Graduate Seminar: Kristala L. Jones Prather
Kristala L. Jones Prather
Associate Professor, Massachusetts Institute of Technology
Modular Pathway Design for Synthesis of Biofuels and Biochemicals
The growing interest in a “biomass-based” economy has led to new efforts to construct and improve microorganisms capable of producing chemicals. The current focus is largely on liquid biofuels; however, a successful “biorefinery” is likely to be a mixed-product facility, with many compounds produced from one or more biomass-derived feeds. Identifying methods for the production of both novel biofuels and “value-added” compounds is both a challenge and an opportunity. The potential for biological conversion of feedstocks to bulk chemicals is enhanced by the availability of tools and techniques from the established discipline of Metabolic Engineering, which has enjoyed tremendous successes in the development of highly productive microorganisms for a variety of products of interest. We can also gain insights from Biocatalysis, where the choice of enzymes to mediate biotransformation of chemical substrates is based largely on consideration of the required functional group conversion without being limited by prior evidence of transformation of the full structure. Our group is interested in applying principles from each of these intellectual arenas towards the design and construction of novel biosynthetic pathways for specified target compounds. Using this approach we have developed a novel pathway towards a compound with no identified natural source, 3-hydroxy-g-butyrolactone. We have also explored the ability to modify existing pathways for the production of unnatural products. In this case, a particular challenge emerges towards the functional assembly of multi-step pathways in heterologous hosts, namely, the ability to evaluate and subsequently diagnose limitations in individual elements of the pathway in vivo. We have developed a modularization approach that enables the implementation of bypasses at several intermediate stages in order to identify bottlenecks that would not be revealed through in vitro studies of enzyme activities. This bypass strategy also leads to an ability to produce multiple products from metabolic engineering of a single pathway.

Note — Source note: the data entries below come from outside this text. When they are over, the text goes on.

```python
class AdamHyper(C.Structure):
    _fields_ = [("step_size", C.c_float), ("bc2_sqrt", C.c_float), ("one_minus_beta1", C.c_float),
                ("beta2", C.c_float), ("one_minus_beta2", C.c_float), ("eps", C.c_float), ("weight_decay", C.c_float)]


_STRUCTS = [GemmDesc, Seg, LstmStep, SkinnyGemm, Addend, LstmBwd, AttnFwd, AttnBwd, DecTrain,
            DecTrainBwd, LstmSeq, DecInfer, SmallLinear, TensorList, AdamHyper, DecPersist, Gemm16Desc]

SYMBOLS = [
    "t2amd_abi_version", "t2amd_source_sha1", "t2amd_last_error", "t2amd_struct_sizes", "t2amd_set_validate_only", "t2amd_profile_enable", "t2amd_profile_read", "t2amd_profile_event_overhead",
    "t2amd_gemm_f32", "t2amd_gemm_tile_size", "t2amd_splitk_reduce_f32", "t2amd_splitk_reduce2d_f32", "t2amd_gemm16_tn", "t2amd_gemm16_kk", "t2amd_gemm16_kk_group", "t2amd_transpose_cast_bf16", "t2amd_cast_halo_bf16", "t2amd_pack_conv_bf16",
    "t2amd_bn_stats_f32", "t2amd_bn_eval_invstd_f32", "t2amd_bn_act_fwd_f32", "t2amd_bn_act_bwd_f32", "t2amd_bn_act_bwd_img_f32", "t2amd_colsum_bf16", "t2amd_bn_act_fwd_img_f32",
    "t2amd_colsum_f32",
    "t2amd_embedding_fwd_f32", "t2amd_embedding_bwd_f32", "t2amd_philox_keep_mask", "t2amd_fill_f32",
    "t2amd_copy2d_f32", "t2amd_cast_bf16_f32", "t2amd_split_bf16x3_f32", "t2amd_transpose_f32", "t2amd_frames_to_time_major_f32",
    "t2amd_split_projection_f32", "t2amd_finalize_outputs_f32", "t2amd_grads_to_channel_last_f32",
    "t2amd_gather_dout_f32", "t2amd_relu_dropout_bwd_f32",
    "t2amd_lstm_step_fwd_f32", "t2amd_skinny_gemm_f32", "t2amd_lstm_pointwise_bwd_f32",
    "t2amd_lstm_step_fwd2_f32", "t2amd_skinny_gemm2_f32", "t2amd_lstm_pointwise_bwd2_f32",
    "t2amd_fold_location_f32", "t2amd_unfold_location_grads_f32",
    "t2amd_attention_step_fwd_f32", "t2amd_attention_step_bwd_f32",
    "t2amd_decoder_train_fwd_loop_f32", "t2amd_decoder_train_bwd_loop_f32",
    "t2amd_decoder_train_fwd_persistent_flag_bytes", "t2amd_decoder_train_fwd_persistent_supported", "t2amd_decoder_train_fwd_persistent_f32",
    "t2amd_lstm_seq_fwd_f32", "t2amd_lstm_seq_bwd_f32", "t2amd_decoder_infer_steps_f32",
    "t2amd_set_decoder_streams", "t2amd_set_bptt_cell_fold", "t2amd_get_bptt_cell_fold", "t2amd_attn_bwd_ws_floats",
    "t2amd_set_small_batch_max", "t2amd_get_small_batch_max", "t2amd_dec_infer_uses_tiles",
# ... 16 lines not shown
]

_P, _I, _L, _F, _UL = C.c_void_p, C.c_int, C.c_longlong, C.c_float, C.c_ulonglong


def _argtypes():
    pt = C.POINTER
    return {
        "t2amd_gemm_f32": [pt(GemmDesc), _P],
        "t2amd_gemm_tile_size": [_I, _I, _I, _I, _I, _I],
        "t2amd_splitk_reduce_f32": [_P, _I, _L, _P, _L, _I, _I, _I, _P],
        "t2amd_splitk_reduce2d_f32": [_P, _I, _L, _P, _I, _I, _L, _I, _P],
        "t2amd_gemm16_tn": [pt(Gemm16Desc), _P],
        "t2amd_gemm16_kk": [pt(Gemm16Desc), _P],
        "t2amd_gemm16_kk_group": [pt(Gemm16Desc), _I, _P],
        "t2amd_transpose_cast_bf16": [_P, _I, _L, _P, _L, _I, _I, _I, _P],
        "t2amd_cast_halo_bf16": [_P, _L, _P, _L, _I, _I, _I, _P],
        "t2amd_pack_conv_bf16": [_P, _P, _I, _I, _I, _I, _I, _P],
        "t2amd_bn_stats_f32": [_P, _L, _I, _I, _P, _P, _P, _P, _P, _F, _F, _P],
        "t2amd_bn_eval_invstd_f32": [_P, _P, _I, _F, _P],
        "t2amd_bn_act_fwd_f32": [_P, _L, _P, _L, _I, _I, _P, _P, _P, _P, _I, _P, _L, _F, _P, _I, _P],
        "t2amd_bn_act_fwd_img_f32": [_P, _L, _P, _L, _I, _I, _P, _P, _P, _P, _I, _P, _L, _F, _P, _I, _I, _P],
        "t2amd_bn_act_bwd_f32": [_P, _L, _P, _L, _P, _L, _I, _I, _P, _P, _P, _I, _P, _L, _F, _P, _P, _P, _P],
        "t2amd_bn_act_bwd_img_f32": [_P, _L, _P, _L, _P, _L, _I, _I, _P, _P, _P, _I, _P, _L, _F, _P, _P, _P, _P, _I, _I, _P, _I, _P],
        "t2amd_colsum_f32": [_P, _L, _I, _I, _P, _P, _I, _P],
        "t2amd_colsum_bf16": [_P, _L, _I, _I, _P, _P, _I, _P],
        "t2amd_embedding_fwd_f32": [_P, _P, _P, _L, _I, _I, _P],
        "t2amd_embedding_bwd_f32": [_P, _P, _P, _P, _L, _I, _I, _P],
        "t2amd_philox_keep_mask": [_P, _L, _F, _UL, _UL, _P],
        "t2amd_fill_f32": [_P, _L, _F, _P],
# ... 118 lines not shown
    lib = C.CDLL(LIB_PATH)
    for name in SYMBOLS:
        if not hasattr(lib, name):
            raise NativeError("tacotron2_amd: symbol %s missing from %s" % (name, LIB_PATH))
    for name, at in _argtypes().items():
        fn = getattr(lib, name)
        fn.argtypes = at
        fn.restype = C.c_int
    lib.t2amd_last_error.restype = C.c_char_p
    lib.t2amd_reflect_index.argtypes = [_L, _L]
    lib.t2amd_reflect_index.restype = C.c_longlong
    lib.t2amd_gl_packed_rows.argtypes = [_P, _I, _I, _I]
    lib.t2amd_gl_packed_rows.restype = C.c_longlong
    lib.t2amd_abi_version.restype = C.c_int
    lib.t2amd_attn_bwd_ws_floats.restype = C.c_longlong
    lib.t2amd_attn_fwd_ws_floats.restype = C.c_longlong
    lib.t2amd_decoder_persist_mailbox_bytes.restype = C.c_longlong
    lib.t2amd_lstm_seq_persistent_mailbox_bytes.restype = C.c_longlong
    lib.t2amd_lstm_seq_batch_persistent_flag_bytes.restype = C.c_longlong
    lib.t2amd_decoder_train_fwd_persistent_flag_bytes.restype = C.c_longlong
    if lib.t2amd_abi_version() != 1:
        raise NativeError("tacotron2_amd: ABI version mismatch")
    lib.t2amd_source_sha1.restype = C.c_char_p
    lib.t2amd_source_sha1.argtypes = []
    built = (lib.t2amd_source_sha1() or b"").decode()
    if os.path.isdir(os.path.join(_HERE, "csrc")) and os.environ.get("T2AMD_ALLOW_STALE_LIB", "0") != "1":
        from . import build as _build
        try:
            want = _build.source_sha1()
        except OSError as e:
# ... 232 lines not shown
            raise NativeError("gemm: keep mask must be a [M,N] uint8 view, got %s" % (tuple(keep.shape),))
        d.keep, d.ldkeep, d.keep_scale = ptr(keep, torch.uint8), keep.stride(0), keep_scale
    if convA is not None:
        d.convA_T, d.convA_C, d.convA_pad, d.convA_sign = convA
    if convB is not None:
        d.convB_T, d.convB_C, d.convB_pad = convB
    if splitk > 1:
        if partials is None or partials.numel() < splitk * M * N or not partials.is_contiguous():
            raise NativeError("gemm: split-K needs a contiguous partials buffer")
        d.C = ptr(partials)
        d.ldc = N
        d.strideSplitC = M * N
    _check(lib.t2amd_gemm_f32(C.byref(d), _stream()), "t2amd_gemm_f32")


def gemm16_tn(Cm, A16, B16, K=None, splitk=1, partials=None, accumulate=False, bias=None):
    lib = load()
    d = Gemm16Desc()
    pa, lda, M, Ka = _mat(A16, torch.bfloat16)
    pb, ldb, N, Kb = _mat(B16, torch.bfloat16)
    K = Ka if K is None else K
    if K > Ka or K > Kb or Cm.shape[0] != M or Cm.shape[1] != N:
        raise NativeError("gemm16_tn: shape mismatch A=%s B=%s C=%s K=%d" % (tuple(A16.shape), tuple(B16.shape), tuple(Cm.shape), K))
    d.A, d.B, d.M, d.N, d.K, d.lda, d.ldb = pa, pb, M, N, K, lda, ldb
    d.splitk = splitk
    if splitk > 1:
        if partials is None or partials.numel() < splitk * M * N:
            raise NativeError("gemm16_tn: split-K needs a (splitk, M*N) partials buffer")
        d.C, d.ldc, d.strideSplitC = ptr(partials), N, M * N
    else:
        d.C, d.ldc = _mat(Cm)[:2]
    d.accumulate = 1 if accumulate else 0
    d.bias = ptr(bias)
    _check(lib.t2amd_gemm16_tn(C.byref(d), _stream()), "t2amd_gemm16_tn")


def conv16(Cm, img16, W16, B, T, pad, bias=None, accumulate=False):
    lib = load()
    d = Gemm16Desc()
    Ci = img16.shape[1]
    Tp = T + 2 * pad
    pw, ldw, Co, K = _mat(W16, torch.bfloat16)
    klen = (2 * pad + 1) * Ci
    if img16.shape[0] < B * Tp + 2 * pad or K < klen or K - klen > 2 * pad * Ci or Cm.shape[0] != B * T or Cm.shape[1] != Co:
        raise NativeError("conv16: shape mismatch img=%s W=%s C=%s" % (tuple(img16.shape), tuple(W16.shape), tuple(Cm.shape)))
    d.A, d.lda = ptr(_fullc(img16), torch.bfloat16), Ci
    d.B, d.ldb = pw, ldw
    d.C, d.ldc = _mat(Cm)[:2]
    d.M, d.N, d.K = (B - 1) * Tp + T, Co, K
    d.splitk, d.accumulate, d.bias = 1, 1 if accumulate else 0, ptr(bias)
    d.win_T, d.win_Tp = T, Tp
    _check(lib.t2amd_gemm16_tn(C.byref(d), _stream()), "t2amd_gemm16_tn")


def _kk_desc(Cm, A16, B16, K, M=None, N=None, lda=None, ldb=None, splitk=1, partials=None, accumulate=False, bias=None):
    d = Gemm16Desc()
    pa, lda0, ra, wa = _mat(A16, torch.bfloat16)
    pb, ldb0, rb, wb = _mat(B16, torch.bfloat16)
    M = wa if M is None else M
    N = wb if N is None else N
    lda = lda0 if lda is None else lda
    ldb = ldb0 if ldb is None else ldb
    span_a = (ra - 1) * lda0 + wa
    span_b = (rb - 1) * ldb0 + wb
    if K < 1 or (K - 1) * lda + M > span_a or (K - 1) * ldb + N > span_b or Cm.shape[0] != M or Cm.shape[1] != N:
        raise NativeError("gemm16_kk: shape mismatch A=%s B=%s C=%s M=%d N=%d K=%d lda=%d ldb=%d"
                          % (tuple(A16.shape), tuple(B16.shape), tuple(Cm.shape), M, N, K, lda, ldb))
    d.A, d.B, d.M, d.N, d.K, d.lda, d.ldb = pa, pb, M, N, K, lda, ldb
    d.splitk = splitk
    if splitk > 1:
        if partials is None or partials.numel() < splitk * M * N:
            raise NativeError("gemm16_kk: split-K needs a (splitk, M*N) partials buffer")
        d.C, d.ldc, d.strideSplitC = ptr(partials), N, M * N
    else:
        d.C, d.ldc = _mat(Cm)[:2]
    d.accumulate = 1 if accumulate else 0
    d.bias = ptr(bias)
    return d


def gemm16_kk(Cm, A16, B16, K, M=None, N=None, lda=None, ldb=None, splitk=1, partials=None, accumulate=False, bias=None):
    d = _kk_desc(Cm, A16, B16, K, M, N, lda, ldb, splitk, partials, accumulate, bias)
    _check(load().t2amd_gemm16_kk(C.byref(d), _stream()), "t2amd_gemm16_kk")


def gemm16_kk_group(problems):
    if not 1 <= len(problems) <= 4:
        raise NativeError("gemm16_kk_group: 1..4 problems, got %d" % len(problems))
    arr = (Gemm16Desc * len(problems))(*[_kk_desc(**kw) for kw in problems])
    reads = [kw[k_] for kw in problems for k_ in ('A16', 'B16')]
    writes = [kw['partials'] if kw.get('partials') is not None else kw['Cm'] for kw in problems]
    if not _via_ops("wgrad_gemm16", [arr], reads, writes):
        _check(load().t2amd_gemm16_kk_group(arr, len(problems), _stream()), "t2amd_gemm16_kk_group")


def pack_conv_bf16(W, reversed=False):
    Co, Ci, k = W.shape
    rows, inner = (Ci, Co) if reversed else (Co, Ci)
    Kp = (k * inner + 63) // 64 * 64
    out = torch.empty(rows, Kp, dtype=torch.bfloat16, device=W.device)
    _check(load().t2amd_pack_conv_bf16(ptr(_fullc(W)), ptr(out, torch.bfloat16), Co, Ci, k, Kp, 1 if reversed else 0, _stream()),
           "t2amd_pack_conv_bf16")
    return out


def cast_halo_bf16(src, dst, T, pad):
# ... 1187 lines not shown
```

Measured before the change: 648,400 valid mel-frames/s.

## Fuse split-K reduction into gemm16 kernels via per-tile arrival counters

Split-K bf16 GEMMs now write per-tile partials to a workspace, and the last-arriving CTA per output tile (found through an atomic counter) sums all splits and writes the final result, with optional tap/channel permutation and accumulation. This removes the separate splitk_reduce launches and the large M*N slab round trip when the grid has enough tiles and the workspace fits. It adds atomics, cache-bypassing loads and stores, a serial reduction done by one CTA per tile, and shared counters that must return to zero, which is unsafe if kernels on different streams overlap.

```diff
diff --git a/include/tacotron2_amd.h b/include/tacotron2_amd.h
--- a/include/tacotron2_amd.h
+++ b/include/tacotron2_amd.h
@@ -69,7 +69,13 @@
     int accumulate;
     const float* bias;
     int win_T, win_Tp;
+    float* ws;
+    int* counters;
+    int perm_taps, perm_ci;
 } t2amd_gemm16_desc;
+int t2amd_set_gemm16_fused_splitk(int mode);
+int t2amd_get_gemm16_fused_splitk(void);
+long long t2amd_gemm16_splitk_ws_floats(int M, int N, int splitk);
 int t2amd_gemm16_tn(const t2amd_gemm16_desc* d, void* stream);
 int t2amd_gemm16_kk(const t2amd_gemm16_desc* d, void* stream);
 int t2amd_gemm16_kk_group(const t2amd_gemm16_desc* d, int count, void* stream);
diff --git a/tacotron2_amd/csrc/gemm16.hip b/tacotron2_amd/csrc/gemm16.hip
--- a/tacotron2_amd/csrc/gemm16.hip
+++ b/tacotron2_amd/csrc/gemm16.hip
@@ -37,6 +37,98 @@
     return t;
 }
 
+
+#define G16_TILE_FLOATS (G16_T * G16_T)
+static __device__ __forceinline__ void g16_store_sc1(float* p, f32x4 v) {
+    asm volatile("global_store_dwordx4 %0, %1, off sc1" : : "v"(p), "v"(v) : "memory");
+}
+#define G16_LOAD_SC1(V_, P_) asm volatile("global_load_dwordx4 %0, %1, off sc1" : "=&v"(V_) : "v"(P_) : "memory")
+
+struct G16FusedOut {
+    float* C; long long ldc; int M, N, splitk, accumulate, perm_taps, perm_ci;
+    float* ws; int* counters;
+};
+
+static __device__ __forceinline__ void g16_fused_epilogue(char* smem, const f32x16 (&acc)[4][2], const G16FusedOut& o, int tile_index,
+                                                          int split, int row0, int col0) {
+    const int tid = threadIdx.x, lane = tid & 63;
+    const int wave = __builtin_amdgcn_readfirstlane(tid >> 6);
+    const int wm = wave >> 2, wn = wave & 3;
+    const int l31 = lane & 31, lhi = lane >> 5;
+    const int sk = o.splitk;
+    float* const tile_ws = o.ws + (long long)tile_index * sk * G16_TILE_FLOATS;
+    const int lane_off = wave * (8 * 4 * 256) + lane * 4;
+    {
+        float* mine = tile_ws + (long long)split * G16_TILE_FLOATS + lane_off;
+#pragma unroll
+        for (int tm = 0; tm < 4; ++tm)
+#pragma unroll
+            for (int tn = 0; tn < 2; ++tn) {
+                if (row0 + wm * 128 + tm * 32 >= o.M || col0 + wn * 64 + tn * 32 >= o.N) continue;
+#pragma unroll
+                for (int q = 0; q < 4; ++q)
+                    g16_store_sc1(mine + ((tm * 2 + tn) * 4 + q) * 256,
+                                  f32x4{acc[tm][tn][4 * q], acc[tm][tn][4 * q + 1], acc[tm][tn][4 * q + 2], acc[tm][tn][4 * q + 3]});
+            }
+    }
+    asm volatile("s_waitcnt vmcnt(0)" ::: "memory");
+    __syncthreads();
+    if (tid == 0)
+        *reinterpret_cast<int*>(smem) = __hip_atomic_fetch_add(o.counters + tile_index, 1, __ATOMIC_RELAXED, __HIP_MEMORY_SCOPE_AGENT);
+    __syncthreads();
+    if (*reinterpret_cast<volatile int*>(smem) != sk - 1) return;
+
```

Kristala Jones Prather is the Theodore T. Miller Associate Professor of Chemical Engineering at MIT and an investigator in the multi-institutional Synthetic Biology Engineering Research Center (SynBERC) funded by the National Science Foundation (USA). She received an S.B. degree from MIT in 1994 and Ph.D. from the University of California, Berkeley (1999), and worked 4 years in BioProcess Research and Development at the Merck Research Labs (Rahway, NJ). She is the recipient of a Camille and Henry Dreyfus Foundation New Faculty Award (2004), an Office of Naval Research Young Investigator Award (2005), a Technology Review “TR35” Young Innovator Award (2007), a National Science Foundation CAREER Award (2010), and the Biochemical Engineering Journal Young Investigator Award (2011). Prather has been recognized for excellence in teaching with the C. Michael Mohr Outstanding Faculty Award for Undergraduate Teaching in the Dept. of Chemical Engineering (2006) and the MIT School of Engineering Junior Bose Award for Excellence in Teaching (2010).